15. The method of claim 14, wherein the subject is treated for a cancer selected from the group consisting of prostate cancer, head and neck cancer, hepatocellular cancer, colon cancer, lung cancer, melanoma, pancreatic cancer, and breast cancer, and the subject is treated with targeted radiation therapy.

16. The method of claim 14, wherein the subject is treated for a cancer selected from leukemia, multiple myeloma, solid tumor, morbus hodgkin's disease, and non-hodgkin's lymphoma, and the subject is treated with systemic irradiation prior to transplantation of at least one of hematopoietic stem cells, bone marrow stem cells, and peripheral blood progenitor stem cells.

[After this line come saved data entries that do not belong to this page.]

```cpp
int cf_wf43_launch(const cf_conv_desc* d, hipStream_t stream, int* parts_query, const float* sft_w_img) {
  CF_REQUIRE(d->taps == 9 && d->stride == 1 && !d->in_nchw && !d->out_nchw &&
                 (d->bf16_mfma == CF_OPERAND_F16X2 || d->bf16_mfma == CF_OPERAND_F32),
             "cf_conv2d(winograd 2): F(4x4,3x3) covers 3x3 stride-1 NHWC convolutions with split-half or fp32 operands");
  const bool f32 = d->bf16_mfma == CF_OPERAND_F32;
  const bool sub = d->upsample == 2;
  CF_REQUIRE(!d->upsample || (f32 && d->prologue == CF_PRO_NONE && d->epilogue == CF_EPI_NONE && d->c1 == 0 && cf_wf43_k32(d->cout, d->c0)),
             "cf_conv2d(winograd 2, upsample): fp32 operands, one input with c0 %% 32 == 0, cout %% 128 == 0, no prologue / epilogue operand");
  CF_REQUIRE(!sub || (d->hin % F4_TH == 0 && d->win % F4_TW == 0 && d->hout == 2 * d->hin && d->wout == 2 * d->win),
             "cf_conv2d(winograd 2, upsample 2): needs an input of %dx%d multiples (got %dx%d)", F4_TH, F4_TW, d->hin, d->win);
  if (!f32)
    if (const int e = cf_require_acc_scale(d, "cf_conv2d(winograd 2)")) return e;
  CF_REQUIRE(!f32 || !d->act_scale, "cf_conv2d(winograd 2): fp32 operands take no activation range scale");
  CF_REQUIRE(d->hout % F4_TH == 0 && d->wout % F4_TW == 0, "cf_conv2d(winograd 2): needs an output of %dx%d multiples (got %dx%d)", F4_TH,
             F4_TW, d->hout, d->wout);
  CF_REQUIRE(d->cout % 64 == 0 && d->cout_pad == d->cout, "cf_conv2d(winograd 2): needs cout == cout_pad, a multiple of 64 (got %d / %d)",
             d->cout, d->cout_pad);
  CF_REQUIRE((long)d->hout * d->wout <= (1L << 21), "cf_conv2d(winograd 2): at most 2^21 pixels per image (got %dx%d)", d->hout, d->wout);
  CF_REQUIRE((long)d->hout * d->wout * (d->c0 > d->cout ? d->c0 : d->cout) * 4 < (1L << 31) && (long)d->hout * d->wout * d->c1 * 4 < (1L << 31),
             "cf_conv2d(winograd 2): an image of a tensor must stay below 2^31 bytes (%dx%d, %d / %d / %d channels)", d->hout, d->wout, d->c0, d->c1, d->cout);
  const int tab_max = cf_wf43_k32(d->cout, d->c0 + d->c1) ? F4_TAB_32 : F4_TAB;
  CF_REQUIRE(d->c0 + d->c1 <= tab_max, "cf_conv2d(winograd 2): at most %d input channels in this form (got %d)", tab_max, d->c0 + d->c1);
  CF_REQUIRE(cf_epi_is_quad_triple(d), "cf_conv2d(winograd 2): epilogues are none / residual / SFT");
  CF_REQUIRE(cf_dense_zero_pad(d) && d->split_k < 1, "cf_conv2d(winograd 2): reads / writes dense tensors with zero padding, no split_k");
  CF_REQUIRE(d->stats_cpg == 0 || (d->stats_cpg <= 64 && (d->stats_cpg & (d->stats_cpg - 1)) == 0 && d->stats_cpg >= 2),
             "cf_conv2d(winograd 2): stats_cpg %d (a power of two, 2..64)", d->stats_cpg);
  F4Args a;
  cf_fill_conv_args(a, d, sft_w_img);
  a.nchunks = a.cin / CF_BK;
  a.h = d->hout;
  a.w = d->wout;
  a.acc_scale = f32 ? 1.f : d->acc_scale;
  a.act_scale = d->act_scale;
  a.stats_cpg = d->stats_cpg > 0 ? d->stats_cpg : 2;
  a.tiles_x = d->wout / F4_TW;
  a.tiles_per_img = a.tiles_x * (d->hout / F4_TH);
  a.nparts = a.tiles_per_img;
  const bool wide = d->cout % 128 == 0;
  const bool k32 = cf_wf43_k32(d->cout, d->c0 + d->c1);
  CF_REQUIRE(!k32 || d->c0 % 32 == 0, "cf_conv2d(winograd 2): with cout %% 128 == 0 and cin %% 32 == 0 the concat boundary must be a multiple of 32 (c0 = %d)", d->c0);
  a.ntn = d->cout / (wide ? 128 : 64);
  a.nt_out = cf_nt_store((long)d->batch * d->hout * d->wout * d->cout * 4);
  if (sub) {
    a.h = d->hin;
    a.w = d->win;
    a.tiles_x = d->win / F4_TW;
  }
  if (parts_query) {
    *parts_query = a.nparts;
    return CF_OK;
  }
  const size_t lds = (k32 ? F4_LDS_FLOATS_32 : wide ? F4_LDS_FLOATS_16 : F4_LDS_FLOATS) * sizeof(float);
  const dim3 grid(a.tiles_per_img * d->batch * a.ntn), block(wide ? 1024 : 512);
  if (d->upsample) {
    CF_LDS_ATTR((wf43_kernel<CF_PRO_NONE, CF_EPI_NONE, 16, 32, true, 1>), F4_LDS_FLOATS_32 * sizeof(float));
    CF_LDS_ATTR((wf43_kernel<CF_PRO_NONE, CF_EPI_NONE, 16, 32, true, 2>), F4_LDS_FLOATS_32 * sizeof(float));
    if (sub) hipLaunchKernelGGL((wf43_kernel<CF_PRO_NONE, CF_EPI_NONE, 16, 32, true, 2>), grid, block, lds, stream, a);
    else hipLaunchKernelGGL((wf43_kernel<CF_PRO_NONE, CF_EPI_NONE, 16, 32, true, 1>), grid, block, lds, stream, a);
    CF_CHECK_LAUNCH("cf_conv2d(winograd F(4,3) / F(4,2) fp32, upsampling forms)");
    return CF_OK;
  }
  auto launch = [&](auto pro, auto epi, auto op) {
    constexpr int P = decltype(pro)::value, E = decltype(epi)::value;
    constexpr bool O = decltype(op)::value;
    CF_LDS_ATTR((wf43_kernel<P, E, 8, 16, O>), F4_LDS_FLOATS * sizeof(float));
    CF_LDS_ATTR((wf43_kernel<P, E, 16, 16, O>), F4_LDS_FLOATS_16 * sizeof(float));
    CF_LDS_ATTR((wf43_kernel<P, E, 16, 32, O>), F4_LDS_FLOATS_32 * sizeof(float));
    if (k32) hipLaunchKernelGGL((wf43_kernel<P, E, 16, 32, O>), grid, block, lds, stream, a);
    else if (wide) hipLaunchKernelGGL((wf43_kernel<P, E, 16, 16, O>), grid, block, lds, stream, a);
    else hipLaunchKernelGGL((wf43_kernel<P, E, 8, 16, O>), grid, block, lds, stream, a);
  };
  cf_with_prologue(d->prologue, [&](auto pro) {
    cf_with_epilogue(d->epilogue, [&](auto epi) {
      if (f32) launch(pro, epi, std::true_type{});
      else launch(pro, epi, std::false_type{});
    });
  });
  CF_CHECK_LAUNCH("cf_conv2d(winograd F(4,3) f16x2)");
  return CF_OK;
}
```
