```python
def main():
    ap = argparse.ArgumentParser()
    ap.add_argument('--workload', default='10m')
    args = ap.parse_args()
    from bench import WORKLOADS, make_inputs
    from log_b200 import GaussianRasterizationSettings, rasterize_forward
    from log_b200._capi import LGR_FILTER_MAX
    n, W, H, _, deg = WORKLOADS[args.workload]
    dev = torch.device('cuda')
    cam, sc, _ = make_inputs(args.workload)
    d = {k: v.to(dev) for k, v in sc.items()}
    settings = GaussianRasterizationSettings(
        image_height=H, image_width=W, tanfovx=cam.tanfovx, tanfovy=cam.tanfovy, bg=cam.bg.to(dev), scale_modifier=1.0,
        viewmatrix=cam.viewmatrix.to(dev), projmatrix=cam.projmatrix.to(dev), sh_degree=deg, campos=cam.campos.to(dev),
        prefiltered=False, debug=False)
    *_, st = rasterize_forward(settings, d['means3D'], d['opacities'].reshape(-1), d['scales'], d['rotations'],
                               d['colors'] if deg == 0 else None, d['shs'] if deg > 0 else None, LGR_FILTER_MAX, True)
    torch.cuda.synchronize()
    count = st.contrib_lists()[2].cpu().numpy().astype(np.int64)
    start = st.tile_start.cpu().numpy().astype(np.int64)
    nc = st.n_contrib.cpu().numpy()
    gx, gy = (W + 15) // 16, (H + 15) // 16
    pad = np.zeros((gy * 16, gx * 16), np.int64)
    pad[:H, :W] = nc
    maxlast = pad.reshape(gy, 16, gx, 16).max(axis=(1, 3)).reshape(-1)
    lens = start[1:] - start[:-1]
    used = lens > 0
    b_before = np.where(used, np.maximum(1, (maxlast + BATCH - 1) // BATCH), 0)
    staged = np.minimum(lens, b_before * BATCH)
    nz_staged = count[:len(lens)]
    assert (nz_staged <= staged).all()
    b_after = (nz_staged + BATCH - 1) // BATCH
    entry = st.contrib_lists()[1].cpu().numpy().view(np.uint32)
    ntiles = len(lens)
    cnt = nz_staged
    pos = np.repeat(start[:ntiles], cnt) + (np.arange(cnt.sum()) - np.repeat(np.cumsum(cnt) - cnt, cnt))
    byte = (entry[pos] & 0xff).astype(np.uint8)
    bits = np.unpackbits(byte[:, None], axis=1, bitorder='little')
    tile_of = np.repeat(np.arange(ntiles), cnt)
    hits_tw = np.zeros((ntiles, 8), np.int64)
    np.add.at(hits_tw, tile_of, bits.astype(np.int64))
    busy = hits_tw.sum(axis=1) > 0
    imb = hits_tw[busy].max(axis=1) / hits_tw[busy].mean(axis=1)
    hits = int(hits_tw.sum())
    out = {
        'workload': args.workload, 'gpu': torch.cuda.get_device_name(), 'instances': int(lens.sum()),
        'tiles': int(len(lens)), 'tiles_with_entries': int(used.sum()),
        'staged_entries': int(staged.sum()), 'nonzero_staged_entries': int(nz_staged.sum()),
        'zero_share_of_staged': float(1.0 - nz_staged.sum() / max(staged.sum(), 1)),
        'staged_share_of_list': float(staged.sum() / max(lens.sum(), 1)),
        'batches_per_tile_before': {'mean': float(b_before[used].mean()), 'max': int(b_before.max()), 'total': int(b_before.sum())},
        'batches_per_tile_after': {'mean': float(b_after[used].mean()), 'max': int(b_after.max()), 'total': int(b_after.sum())},
        'warp_hits': hits, 'warp_hits_per_entry': float(hits / max(int(cnt.sum()), 1)),
        'vector_reds': {'per_warp_hit': 3 * hits, 'per_entry': 3 * int(cnt.sum())},
        'slowest_warp_over_mean': {'mean': float(imb.mean()), 'p50': float(np.median(imb)), 'p90': float(np.percentile(imb, 90)),
                                   'hit_weighted': float((hits_tw[busy].max(axis=1) * 8).sum() / max(hits, 1))},
        'entries_per_warp_tile': {'mean': float(cnt[busy].mean()), 'max': int(cnt.max()),
                                  'hits_per_warp_tile_mean': float(hits_tw[busy].mean())},
    }
    print(json.dumps(out))


if __name__ == '__main__':
    main()
```

Measured before the change: 1.929 billion.

## Skip backward projection and dsplat zeroing for uncomposited gaussians using point weights

Passes the forward pass's per-point compositing weight into the backward pass. Visible gaussians whose weight is zero are treated as not live in projection backward, so their parameter rows are never read. The full dsplat zero-fill is replaced by a kernel that zeroes only the 32-byte sectors touching rows with nonzero weight. This cuts memory traffic for visible gaussians that contribute nothing, at the cost of an extra weight read, a version check on the Python side, and a more complex correctness contract for unzeroed gradient rows.

```diff
diff --git a/include/log_b200_raster.h b/include/log_b200_raster.h
--- a/include/log_b200_raster.h
+++ b/include/log_b200_raster.h
@@ -7,7 +7,7 @@
 extern "C" {
 #endif
 
-#define LGR_ABI_VERSION 27
+#define LGR_ABI_VERSION 28
 #define LGR_TILE 16
 
 #define LGR_FILTER_ADD 0
@@ -53,6 +53,8 @@
   const float* projmatrix_d;
   const float* campos_d;
   const float* bg_d;
+  const float* live_weight_d;
+  int32_t dsplat_unzeroed;
 } lgr_view;
 
 #define LGR_SPLAT_FLOATS 12
diff --git a/log_b200/_capi.py b/log_b200/_capi.py
--- a/log_b200/_capi.py
+++ b/log_b200/_capi.py
@@ -10,7 +10,7 @@
 LGR_GRAD_FLOATS = 12
 LGR_META_INTS = 8
 LGR_TILE_SCRATCH_INTS = 33
-LGR_ABI_VERSION = 27
+LGR_ABI_VERSION = 28
 LGR_CONTRIB_MAX_LIST = 1 << 24
 LGR_STAGE_HEADER_FLOATS = 64
 LGR_ROW_FLOATS = 20
@@ -33,7 +33,8 @@
                 ('want_aux', _i32), ('tile_row_begin', _i32), ('tile_row_end', _i32),
                 ('num_owners', _i32), ('raw_params', _i32), ('band_ids_d', _vp), ('band_blk_d', _vp), ('band_count_d', _vp), ('band_rows_d', _vp), ('band_dsplat_d', _vp), ('tile_rank_d', _vp), ('gather_index_d', _vp), ('pid_map_d', _vp), ('contrib_id_d', _vp), ('contrib_entry_d', _vp), ('contrib_count_d', _vp), ('last_contrib_d', _vp),
                 ('region_count_d', _vp), ('region_cap', _i64), ('num_regions', _i32), ('num_channels', _i32), ('log_depth', _i32), ('splat_ext_d', _vp), ('cov3D_precomp_d', _vp), ('dcov3D_d', _vp),
-                ('viewmatrix_d', _vp), ('projmatrix_d', _vp), ('campos_d', _vp), ('bg_d', _vp)]
+                ('viewmatrix_d', _vp), ('projmatrix_d', _vp), ('campos_d', _vp), ('bg_d', _vp), ('live_weight_d', _vp),
+                ('dsplat_unzeroed', _i32)]
 
 
 class LgrShardLayout(ctypes.Structure):
diff --git a/log_b200/csrc/lgr_capi.cu b/log_b200/csrc/lgr_capi.cu
--- a/log_b200/csrc/lgr_capi.cu
+++ b/log_b200/csrc/lgr_capi.cu
@@ -8,6 +8,7 @@
                           float, float, float*, cudaStream_t);
 int launch_project_fwd(const View&, Colour, bool, int64_t, const float*, const float*, const float*, const float*,
                        const float*, const float*, float*, int32_t*, uint8_t*, int32_t*, int32_t*, cudaStream_t);
+int launch_zero_live_rows(const View&, int64_t, float*, cudaStream_t);
 int launch_project_bwd(const View&, Colour, bool, bool, int64_t, const float*, const float*, const float*, const float*,
                        const float*, const int32_t*, const uint8_t*, const float*, float*, float*, float*, float*, float*,
                        float*, float*, float*, void* const*, int, cudaStream_t);
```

17. The method of any one of claims 14-16, wherein the subject is treated with a radiostimulation chemotherapy selected from the group consisting of ozone, peroxides, alkylating agents, platinum-based agents, cytotoxic antibiotics, and vesicular chemotherapy, preferably the radiostimulation chemotherapy is cyclophosphamide, busulfan, fludarabine, melphalan, thiotepa, cytarabine and clofarabine, carmustine, etoposide, cytarabine and melphalan, rituximab, ifosfamide and etoposide, or a platinum-based agent selected from the group consisting of cisplatin, carboplatin, oxaliplatin and nedaplatin.

18. The method of any one of claims 14-17 wherein a single dose of an effective amount of said TPO mimetic is administered to said subject.

19. The method of any one of claims 14-17, wherein more than one dose of an effective amount of said TPO mimetic is administered to said subject.